Emerging Atomically Precise Metal Nanoclusters and Ultrasmall Nanoparticles for Efficient Electrochemical Energy Catalysis: Synthesis Strategies and Surface/Interface Engineering

Atomically precise metal nanocluster and ultrasmall nanoparticle catalysts have garnered significant interest in electrocatalysis applications due to their unique geometric and electronic structures. As an intermediate state between single-atom catalysts (SACs) and nanoparticles in size, nanoclusters with specific low nuclearity provide designated metallic states with multiple atoms or surface sites for the adsorption and transformation of reactants/intermediates. The unique catalytic properties of nanoclusters offer a novel platform for designing effective and efficient electrocatalysts, potentially surpassing the SACs in certain catalytic reactions.

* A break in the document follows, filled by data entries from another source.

         if (DG * 16 > D) {
             constexpr int PADC = (DG * 16 - D) / 4;
             for (int c = tid; c < 96 * PADC; c += 256) {
                 const int row = c / PADC, ch = c - row * PADC;
-                *(half4*)(Kh + row * KLD + D + ch * 4) = half4{0, 0, 0, 0};
-                *(half4*)(Kl + row * KLD + D + ch * 4) = half4{0, 0, 0, 0};
-            }
-        }
-        __syncthreads();
+                *(half4*)(kh_ + row * KLD + D + ch * 4) = half4{0, 0, 0, 0};
+                *(half4*)(kl_ + row * KLD + D + ch * 4) = half4{0, 0, 0, 0};
+            }
+        }
+    };
+    auto store_v = [&](const f32x4 (&r)[3][NLD]) {
+#pragma unroll
+        for (int t = 0; t < 3; ++t)
+#pragma unroll
+            for (int i = 0; i < NLD; ++i) {
+                const int c = tid + 256 * i;
+                if (t < nt && c < KCH) {
+                    const int row = c / (D / 4), ch = c - row * (D / 4);
+                    half4 hh, ll;
+                    split4(t * 32 + row < p.L ? r[t][i] : f32x4{0.f, 0.f, 0.f, 0.f}, SV, hh, ll);
+#pragma unroll
+                    for (int j = 0; j < 4; ++j) {
+                        Vh[(ch * 4 + j) * VLD + t * 32 + row] = hh[j];
+                        Vl[(ch * 4 + j) * VLD + t * 32 + row] = ll[j];
+                    }
+                }
+            }
+        if (DT * 32 > D) {
+            constexpr int PADR = DT * 32 - D;
+            for (int c = tid; c < PADR * (VLD / 4); c += 256) {
+                const int row = D + c / (VLD / 4), ch = c % (VLD / 4);
+                *(half4*)(Vh + row * VLD + ch * 4) = half4{0, 0, 0, 0};
+                *(half4*)(Vl + row * VLD + ch * 4) = half4{0, 0, 0, 0};
+            }
+        }
+    };
+    auto load_m = [&](const float* mt, f32x4 (&r)[9]) {
+#pragma unroll
+        for (int i = 0; i < 9; ++i) r[i] = *(const f32x4*)(mt + (tid + 256 * i) * 4);
+    };
+    auto store_m = [&](const f32x4 (&r)[9]) {
+#pragma unroll
+        for (int i = 0; i < 9; ++i) {
+            const int c = tid + 256 * i;
+            const int w = c / 24, ch = c - w * 24;
+            half4 hh, ll;
+            split4(r[i], SM, hh, ll);
+            *(half4*)(Mh + w * MLD + ch * 4) = hh;
+            *(half4*)(Ml + w * MLD + ch * 4) = ll;
+        }
+    };
+    auto load_q = [&](int br, int qb, f32x4 (&r)[DG][2]) {
+        const float* Q = p.Q + (long long)br * p.sQb + (long long)h * D;
+        const int qi = min(qb * 128 + wid * 32 + li, p.N - 1);
+#pragma unroll
+        for (int g = 0; g < DG; ++g)
+#pragma unroll
+            for (int c2 = 0; c2 < 2; ++c2) {
+                const int d0 = g * 16 + 8 * lh + 4 * c2;
+                f32x4 v = {0.f, 0.f, 0.f, 0.f};
+                if (d0 < D) v = *(const f32x4*)(Q + (long long)qi * p.ldq + d0);
+                r[g][c2] = v;
+            }
+    };
+    auto split_q = [&](const f32x4 (&r)[DG][2], half8_t (&qh)[DG], half8_t (&ql)[DG]) {
+#pragma unroll
+        for (int g = 0; g < DG; ++g)
+#pragma unroll
+            for (int c2 = 0; c2 < 2; ++c2) {
+                half4 hh, ll;
+                split4(r[g][c2], SQ, hh, ll);
+#pragma unroll
+                for (int j = 0; j < 4; ++j) { qh[g][4 * c2 + j] = hh[j]; ql[g][4 * c2 + j] = ll[j]; }
+            }
+    };
+    auto probs = [&](const half_t* kh_, const half_t* kl_, const half8_t (&qh)[DG], const half8_t (&ql)[DG], f32x16 (&P)[3]) {
         float mx = -INFINITY;
 #pragma unroll
         for (int t = 0; t < 3; ++t) {
@@ -99,8 +167,8 @@
                 for (int r = 0; r < 16; ++r) sacc[r] = 0.f;
 #pragma unroll
                 for (int g = 0; g < DG; ++g) {
-                    const half8_t kh = *(const half8_t*)(Kh + (t * 32 + li) * KLD + g * 16 + 8 * lh);
-                    const half8_t kl = *(const half8_t*)(Kl + (t * 32 + li) * KLD + g * 16 + 8 * lh);
+                    const half8_t kh = *(const half8_t*)(kh_ + (t * 32 + li) * KLD + g * 16 + 8 * lh);
+                    const half8_t kl = *(const half8_t*)(kl_ + (t * 32 + li) * KLD + g * 16 + 8 * lh);
                     sacc = __builtin_amdgcn_mfma_f32_32x32x16_f16(kl, qh[g], sacc, 0, 0, 0);
                     sacc = __builtin_amdgcn_mfma_f32_32x32x16_f16(kh, ql[g], sacc, 0, 0, 0);
                     sacc = __builtin_amdgcn_mfma_f32_32x32x16_f16(kh, qh[g], sacc, 0, 0, 0);
@@ -142,140 +210,178 @@
         }
     };
 
-    f32x16 T[3];
-    if (src >= 0) {
-        const int slot = edit_slot[b];
-        const float* mt = MT + (long long)slot * 96 * 96;
-        f32x4 rm[9];
-#pragma unroll
-        for (int i = 0; i < 9; ++i) rm[i] = *(const f32x4*)(mt + (tid + 256 * i) * 4);
-        if (tid < 192) cf[tid] = coef[(long long)slot * 192 + tid];
-        f32x16 Ps[3];
-        probs(src, Ps);
-        __syncthreads();
-#pragma unroll
-        for (int i = 0; i < 9; ++i) {
-            const int c = tid + 256 * i;
-            const int w = c / 24, ch = c - w * 24;
-            half4 hh, ll;
-            split4(rm[i], SM, hh, ll);
-            *(half4*)(Mh + w * MLD + ch * 4) = hh;
-            *(half4*)(Ml + w * MLD + ch * 4) = ll;
-        }
-        __syncthreads();
-        half8_t ph[6], pl[6];
-#pragma unroll
-        for (int s = 0; s < 6; ++s) split_p(Ps[s >> 1], s & 1, ph[s], pl[s], SP);
-#pragma unroll
-        for (int wt = 0; wt < 3; ++wt) {
-#pragma unroll
-            for (int r = 0; r < 16; ++r) T[wt][r] = 0.f;
-#pragma unroll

This review summarizes and discusses the latest progress of nanoclusters and ultrasmall nanoparticles for various electrocatalysis applications, including oxygen reduction reaction (ORR), oxygen evolution reaction (OER), CO2 reduction reaction (CO2RR), nitrogen reduction reaction (NRR), hydrogen evolution reaction (HER), various chemicals oxidation reaction (COR), etc. Specifically, this review highlights surface/interface chemical modification strategies and structure-properties relationships, drawing from the atomic-level insights to determine electrocatalytic performance. Lastly, we present the challenges and opportunities associated with nanocluster or ultrasmall nanoparticle electrocatalysts.